I am getting ready to launch a new design for my startup. I don't have a login form on the front page. Should I?<p>I also don't currently have a link to sign in, but that is what I was planning to do.<p>For reference, here is a preview of what we are close to launching. It is a Wordpress template, so the content is not what we will really have.<p>http://bizen.csclientsite.com/<p>old site: http://bizen.com
======
jeffremer
I went to a talk given by the Meebo founders about what to consider when
designing your front page. A big part of the talk boiled down to making a
single call to action very clear and tailoring it toward the majority of users
that are going to hit your front page.

Your call to action is very clear, "Try it Free" (I'm assuming you're going to
make it so that the content on the left of the slideshow/carousel doesn't fade
in and out). I think this is a Good Thing (tm).

It seems clear that your goal is to convert new users who land on your home
page. I'm guessing the decision between login form versus link has to do with
a compromise between conversions and engagement.

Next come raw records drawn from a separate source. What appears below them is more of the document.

## Add thin one-tile-per-wave linear+LayerNorm kernel and double-buffer encoder projection weights

```diff
diff --git a/relation_detr_amd/csrc/linear.hip b/relation_detr_amd/csrc/linear.hip
--- a/relation_detr_amd/csrc/linear.hip
+++ b/relation_detr_amd/csrc/linear.hip
@@ -1,6 +1,7 @@
 #include <cstdlib>
 
 #include "common.h"
+#include "row_tiles.h"
 
 namespace rdetr {
 
@@ -149,49 +150,123 @@
     packed[idx] = *reinterpret_cast<const u32x4 *>(w + (size_t)n * kLinK + 32 * s + 8 * kb);
 }
 
+#ifdef RDETR_DEV
+static int g_lnl_dbg = 0;
+#endif
+
+__device__ __forceinline__ void lnl_finish_block(f32x4 (&acc)[16], const u32x4 (&r)[8], const float *bl, int g, float eps, bool ok,
+                                                 uint16_t *orow, int dbg)
+{
+    if (dbg & 8) {
+#pragma unroll
+        for (int u = 0; u < 8; ++u) {
+            const f32x4 lo = acc[2 * u], hi = acc[2 * u + 1];
+            const u32x4 pk = {pack_bf16x2(lo.x, lo.y) ^ r[u].x, pack_bf16x2(lo.z, lo.w) ^ r[u].y, pack_bf16x2(hi.x, hi.y) ^ r[u].z,
+                              pack_bf16x2(hi.z, hi.w) ^ r[u].w};
+            if (ok && !((dbg & 16) && pk.x != 0x12345u)) *reinterpret_cast<u32x4 *>(orow + 32 * u) = pk;
+        }
+        return;
+    }
+    float sum = 0.f;
+#pragma unroll
+    for (int u = 0; u < 8; ++u) {
+        f32x4 &lo = acc[2 * u], &hi = acc[2 * u + 1];
+        lo += *reinterpret_cast<const f32x4 *>(bl + 32 * u + 8 * g);
+        hi += *reinterpret_cast<const f32x4 *>(bl + 32 * u + 8 * g + 4);
+        const unsigned p0 = pack_bf16x2(lo.x, lo.y), p1 = pack_bf16x2(lo.z, lo.w), p2 = pack_bf16x2(hi.x, hi.y), p3 = pack_bf16x2(hi.z, hi.w);
+        lo.x = __builtin_bit_cast(float, p0 << 16) + __builtin_bit_cast(float, r[u].x << 16);
+        lo.y = __builtin_bit_cast(float, p0 & 0xffff0000u) + __builtin_bit_cast(float, r[u].x & 0xffff0000u);
+        lo.z = __builtin_bit_cast(float, p1 << 16) + __builtin_bit_cast(float, r[u].y << 16);
+        lo.w = __builtin_bit_cast(float, p1 & 0xffff0000u) + __builtin_bit_cast(float, r[u].y & 0xffff0000u);
+        hi.x = __builtin_bit_cast(float, p2 << 16) + __builtin_bit_cast(float, r[u].z << 16);
+        hi.y = __builtin_bit_cast(float, p2 & 0xffff0000u) + __builtin_bit_cast(float, r[u].z & 0xffff0000u);
+        hi.z = __builtin_bit_cast(float, p3 << 16) + __builtin_bit_cast(float, r[u].w << 16);
+        hi.w = __builtin_bit_cast(float, p3 & 0xffff0000u) + __builtin_bit_cast(float, r[u].w & 0xffff0000u);
+        sum += ((lo.x + lo.y) + (lo.z + lo.w)) + ((hi.x + hi.y) + (hi.z + hi.w));
+    }
+    sum += __shfl_xor(sum, 16, 64);
+    sum += __shfl_xor(sum, 32, 64);
+    const float mean = sum * (1.0f / 256.0f);
+    float sq = 0.f;
+#pragma unroll
+    for (int u = 0; u < 8; ++u) {
+        f32x4 &lo = acc[2 * u], &hi = acc[2 * u + 1];
+        lo.x -= mean; lo.y -= mean; lo.z -= mean; lo.w -= mean;
+        hi.x -= mean; hi.y -= mean; hi.z -= mean; hi.w -= mean;
+        sq += ((lo.x * lo.x + lo.y * lo.y) + (lo.z * lo.z + lo.w * lo.w)) + ((hi.x * hi.x + hi.y * hi.y) + (hi.z * hi.z + hi.w * hi.w));
+    }
+    sq += __shfl_xor(sq, 16, 64);
+    sq += __shfl_xor(sq, 32, 64);
+    const float rstd = 1.0f / sqrtf(sq * (1.0f / 256.0f) + eps);
+#pragma unroll
+    for (int u = 0; u < 8; ++u) {
+        const f32x4 lo = acc[2 * u], hi = acc[2 * u + 1];
+        const float *gp = bl + 256 + 32 * u + 8 * g, *bp = bl + 512 + 32 * u + 8 * g;
+        const f32x4 g0 = *reinterpret_cast<const f32x4 *>(gp), g1 = *reinterpret_cast<const f32x4 *>(gp + 4);
+        const f32x4 c0 = *reinterpret_cast<const f32x4 *>(bp), c1 = *reinterpret_cast<const f32x4 *>(bp + 4);
+        u32x4 pk;
+        pk.x = pack_bf16x2(lo.x * rstd * g0.x + c0.x, lo.y * rstd * g0.y + c0.y);
+        pk.y = pack_bf16x2(lo.z * rstd * g0.z + c0.z, lo.w * rstd * g0.w + c0.w);
+        pk.z = pack_bf16x2(hi.x * rstd * g1.x + c1.x, hi.y * rstd * g1.y + c1.y);
+        pk.w = pack_bf16x2(hi.z * rstd * g1.z + c1.z, hi.w * rstd * g1.w + c1.w);
+        if (ok && !((dbg & 16) && pk.x != 0x12345u)) *reinterpret_cast<u32x4 *>(orow + 32 * u) = pk;
+    }
+}
+
+__device__ __forceinline__ void lnl_fill_weights(const uint16_t *packed, int first, int end, int step, int lane)
+{
+    const unsigned lane_off = (unsigned)lane * 16u;
+#pragma unroll 1
+    for (int f = first; f < end; f += step) {
+        const unsigned m0v = (unsigned)f * 1024u;
+        const unsigned char *src = reinterpret_cast<const unsigned char *>(packed) + f * 1024;
+        asm volatile("s_mov_b32 m0, %0\n\ts_nop 0\n\tglobal_load_lds_dwordx4 %1, %2" : : "s"(m0v), "v"(lane_off), "s"(src) : "memory", "m0");
+    }
+}
+
 __global__ __launch_bounds__(kLnlThreads) void linear_ln_k256_kernel(const uint16_t *__restrict__ x, long long ldx,
                                                                      const uint16_t *__restrict__ packed,
                                                                      const uint16_t *__restrict__ bias,
                                                                      const uint16_t *__restrict__ res, long long ldr,
                                                                      const uint16_t *__restrict__ gamma,
                                                                      const uint16_t *__restrict__ beta, float eps, long long M,
-                                                                     uint16_t *__restrict__ out, long long ldo)
-{
+                                                                     uint16_t *__restrict__ out, long long ldo, int dbg_arg)
+{
+#ifdef RDETR_DEV
+    const int dbg = dbg_arg;
+#else
+    constexpr int dbg = 0;
+#endif
     extern __shared__ __attribute__((aligned(16))) unsigned char lin_lds[];
     const u32x4 *wl = reinterpret_cast<const u32x4 *>(lin_lds);
     float *bl = reinterpret_cast<float *>(lin_lds + 16 * 8 * 64 * 16);
     const int tid = threadIdx.x, lane = tid & 63, wave = __builtin_amdgcn_readfirstlane(tid >> 6);
     const int col = lane & 15, g = lane >> 4;
-    {
-        const unsigned lane_off = (unsigned)lane * 16u;
-#pragma unroll 1
-        for (int i = 0; i < 128 / kLnlWaves; ++i) {
-            const int f = wave * (128 / kLnlWaves) + i;
-            const unsigned m0v = (unsigned)f * 1024u;
-            const unsigned char *src = reinterpret_cast<const unsigned char *>(packed) + f * 1024;
-            asm volatile("s_mov_b32 m0, %0\n\ts_nop 0\n\tglobal_load_lds_dwordx4 %1, %2" : : "s"(m0v), "v"(lane_off), "s"(src) : "memory", "m0");
-        }
-    }
+    const long long nsteps = (M + kLinRows - 1) / kLinRows;
+    long long step = (long long)blockIdx.x * kLnlWaves + wave;
+    const long long stride = (long long)gridDim.x * kLnlWaves;
+    u32x4 xc[2][8];
+    auto load_x = [&](long long st) {
+        const long long row_a = st * kLinRows + col, row_b = row_a + 16;
+#pragma unroll
+        for (int s = 0; s < 8; ++s) {
+            xc[0][s] = (row_a < M && !(dbg & 2)) ? *reinterpret_cast<const u32x4 *>(x + row_a * ldx + 32 * s + 8 * g) : u32x4{0u, 0u, 0u, 0u};
+            xc[1][s] = (row_b < M && !(dbg & 2)) ? *reinterpret_cast<const u32x4 *>(x + row_b * ldx + 32 * s + 8 * g) : u32x4{0u, 0u, 0u, 0u};
+        }
+    };
+    if (!(dbg & 1)) lnl_fill_weights(packed, wave * (128 / kLnlWaves), (wave + 1) * (128 / kLnlWaves), 1, lane);
     if (tid < 256) {
         bl[tid] = bias ? bf16_bits_to_f32(bias[tid]) : 0.f;
         bl[256 + tid] = bf16_bits_to_f32(gamma[tid]);
         bl[512 + tid] = bf16_bits_to_f32(beta[tid]);
     }
-    const long long nsteps = (M + kLinRows - 1) / kLinRows;
-    long long step = (long long)blockIdx.x * kLnlWaves + wave;
-    const long long stride = (long long)gridDim.x * kLnlWaves;
     asm volatile("s_waitcnt vmcnt(0)" ::: "memory");
-    __syncthreads();
+    if (!(dbg & 32)) __syncthreads();
     for (; step < nsteps; step += stride) {
         const long long row_a = step * kLinRows + col, row_b = row_a + 16;
-        u32x4 xc[2][8];
-#pragma unroll
-        for (int s = 0; s < 8; ++s) {
-            xc[0][s] = row_a < M ? *reinterpret_cast<const u32x4 *>(x + row_a * ldx + 32 * s + 8 * g) : u32x4{0u, 0u, 0u, 0u};
-            xc[1][s] = row_b < M ? *reinterpret_cast<const u32x4 *>(x + row_b * ldx + 32 * s + 8 * g) : u32x4{0u, 0u, 0u, 0u};
-        }
-        f32x4 acc[16][2];
-        {
+        load_x(step);
+        f32x4 acc[2][16];
+        if (!(dbg & 4)) {
             auto frag = [&](int i) -> u32x4 { return wl[((i & 15) * 8 + (i >> 4)) * 64 + lane]; };
             const f32x4 zero4 = {0.f, 0.f, 0.f, 0.f};
             u32x4 ring[3];
@@ -203,67 +278,100 @@
                 __builtin_amdgcn_sched_barrier(0);
                 const int s = i >> 4, t = i & 15;
                 const ln_bf16x8 a = __builtin_bit_cast(ln_bf16x8, ring[i % 3]);
-                acc[t][0] = __builtin_amdgcn_mfma_f32_16x16x32_bf16(a, __builtin_bit_cast(ln_bf16x8, xc[0][s]), s ? acc[t][0] : zero4, 0, 0, 0);
-                acc[t][1] = __builtin_amdgcn_mfma_f32_16x16x32_bf16(a, __builtin_bit_cast(ln_bf16x8, xc[1][s]), s ? acc[t][1] : zero4, 0, 0, 0);
+                acc[0][t] = __builtin_amdgcn_mfma_f32_16x16x32_bf16(a, __builtin_bit_cast(ln_bf16x8, xc[0][s]), s ? acc[0][t] : zero4, 0, 0, 0);
+                acc[1][t] = __builtin_amdgcn_mfma_f32_16x16x32_bf16(a, __builtin_bit_cast(ln_bf16x8, xc[1][s]), s ? acc[1][t] : zero4, 0, 0, 0);
                 __builtin_amdgcn_sched_barrier(0);
+            }
+        } else {
+#pragma unroll
+            for (int t = 0; t < 16; ++t) {
+                acc[0][t] = __builtin_bit_cast(f32x4, xc[0][t & 7]);
+                acc[1][t] = __builtin_bit_cast(f32x4, xc[1][t & 7]);
             }
         }
 #pragma unroll
         for (int cb = 0; cb < 2; ++cb) {
             const long long row = cb ? row_b : row_a;
             const bool ok = row < M;
-            float sum = 0.f;
-#pragma unroll
-            for (int u = 0; u < 8; ++u) {
-                const u32x4 r = ok ? *reinterpret_cast<const u32x4 *>(res + row * ldr + 32 * u + 8 * g) : u32x4{0u, 0u, 0u, 0u};
-                f32x4 &lo = acc[2 * u][cb], &hi = acc[2 * u + 1][cb];
-                lo += *reinterpret_cast<const f32x4 *>(bl + 32 * u + 8 * g);
-                hi += *reinterpret_cast<const f32x4 *>(bl + 32 * u + 8 * g + 4);
-                const unsigned p0 = pack_bf16x2(lo.x, lo.y), p1 = pack_bf16x2(lo.z, lo.w), p2 = pack_bf16x2(hi.x, hi.y), p3 = pack_bf16x2(hi.z, hi.w);
-                lo.x = __builtin_bit_cast(float, p0 << 16) + __builtin_bit_cast(float, r.x << 16);
-                lo.y = __builtin_bit_cast(float, p0 & 0xffff0000u) + __builtin_bit_cast(float, r.x & 0xffff0000u);
-                lo.z = __builtin_bit_cast(float, p1 << 16) + __builtin_bit_cast(float, r.y << 16);
-                lo.w = __builtin_bit_cast(float, p1 & 0xffff0000u) + __builtin_bit_cast(float, r.y & 0xffff0000u);
-                hi.x = __builtin_bit_cast(float, p2 << 16) + __builtin_bit_cast(float, r.z << 16);
-                hi.y = __builtin_bit_cast(float, p2 & 0xffff0000u) + __builtin_bit_cast(float, r.z & 0xffff0000u);
-                hi.z = __builtin_bit_cast(float, p3 << 16) + __builtin_bit_cast(float, r.w << 16);
-                hi.w = __builtin_bit_cast(float, p3 & 0xffff0000u) + __builtin_bit_cast(float, r.w & 0xffff0000u);
-                sum += ((lo.x + lo.y) + (lo.z + lo.w)) + ((hi.x + hi.y) + (hi.z + hi.w));
-            }
-            sum += __shfl_xor(sum, 16, 64);
-            sum += __shfl_xor(sum, 32, 64);
-            const float mean = sum * (1.0f / 256.0f);
-            float sq = 0.f;
-#pragma unroll
-            for (int u = 0; u < 8; ++u) {
-                f32x4 &lo = acc[2 * u][cb], &hi = acc[2 * u + 1][cb];
-                lo.x -= mean; lo.y -= mean; lo.z -= mean; lo.w -= mean;
-                hi.x -= mean; hi.y -= mean; hi.z -= mean; hi.w -= mean;
-                sq += ((lo.x * lo.x + lo.y * lo.y) + (lo.z * lo.z + lo.w * lo.w)) + ((hi.x * hi.x + hi.y * hi.y) + (hi.z * hi.z + hi.w * hi.w));
-            }
-            sq += __shfl_xor(sq, 16, 64);
-            sq += __shfl_xor(sq, 32, 64);
-            const float rstd = 1.0f / sqrtf(sq * (1.0f / 256.0f) + eps);
-#pragma unroll
-            for (int u = 0; u < 8; ++u) {
-                const f32x4 lo = acc[2 * u][cb], hi = acc[2 * u + 1][cb];
-                const float *gp = bl + 256 + 32 * u + 8 * g, *bp = bl + 512 + 32 * u + 8 * g;
-                const f32x4 g0 = *reinterpret_cast<const f32x4 *>(gp), g1 = *reinterpret_cast<const f32x4 *>(gp + 4);
-                const f32x4 c0 = *reinterpret_cast<const f32x4 *>(bp), c1 = *reinterpret_cast<const f32x4 *>(bp + 4);
-                u32x4 pk;
-                pk.x = pack_bf16x2(lo.x * rstd * g0.x + c0.x, lo.y * rstd * g0.y + c0.y);
-                pk.y = pack_bf16x2(lo.z * rstd * g0.z + c0.z, lo.w * rstd * g0.w + c0.w);
-                pk.z = pack_bf16x2(hi.x * rstd * g1.x + c1.x, hi.y * rstd * g1.y + c1.y);
-                pk.w = pack_bf16x2(hi.z * rstd * g1.z + c1.z, hi.w * rstd * g1.w + c1.w);
-                if (ok) *reinterpret_cast<u32x4 *>(out + row * ldo + 32 * u + 8 * g) = pk;
-            }
-        }
-    }
+            u32x4 r[8];
+#pragma unroll
+            for (int u = 0; u < 8; ++u)
+                r[u] = (ok && !(dbg & 2)) ? *reinterpret_cast<const u32x4 *>(res + row * ldr + 32 * u + 8 * g) : u32x4{0u, 0u, 0u, 0u};
+            lnl_finish_block(acc[cb], r, bl, g, eps, ok, out + row * ldo + 8 * g, dbg);
+        }
+    }
+}
+
+__global__ __launch_bounds__(768) void linear_ln_k256_thin_kernel(const uint16_t *__restrict__ x, long long ldx,
+                                                                  const uint16_t *__restrict__ packed,
+                                                                  const uint16_t *__restrict__ bias,
+                                                                  const uint16_t *__restrict__ res, long long ldr,
+                                                                  const uint16_t *__restrict__ gamma,
+                                                                  const uint16_t *__restrict__ beta, float eps, long long M,
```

That said, without a way for an existing user to find their way back in your
engagement is going to suffer dramatically - _unless_ going to your homepage
is not the primary way your users access the app. So you obviously need at
least a link to sign in.

Deciding whether or not to include a form over a link depends entirely on how
much you want to push for engagement over conversion. Your homepage is pretty
clean (not a lot of noise), so perhaps there's room for a login form
eventually - but since I assume your initial goal is conversions then I'd
start with the link.

You can optimize for engagement by making "remember me" the default for logins
and then taking logged in users directly to their dashboard when they hit the
homepage.

For non-cookied users you could also A/B test the homepage with a link or with
a form and then see if you are getting drop off in either conversions or
engagement from having one or the other.

------
tobin
If the service has a members section that is used frequently, then I would
suggest having a login at the most common landing pages on your site. I like
the way it's currently done on the "old" site.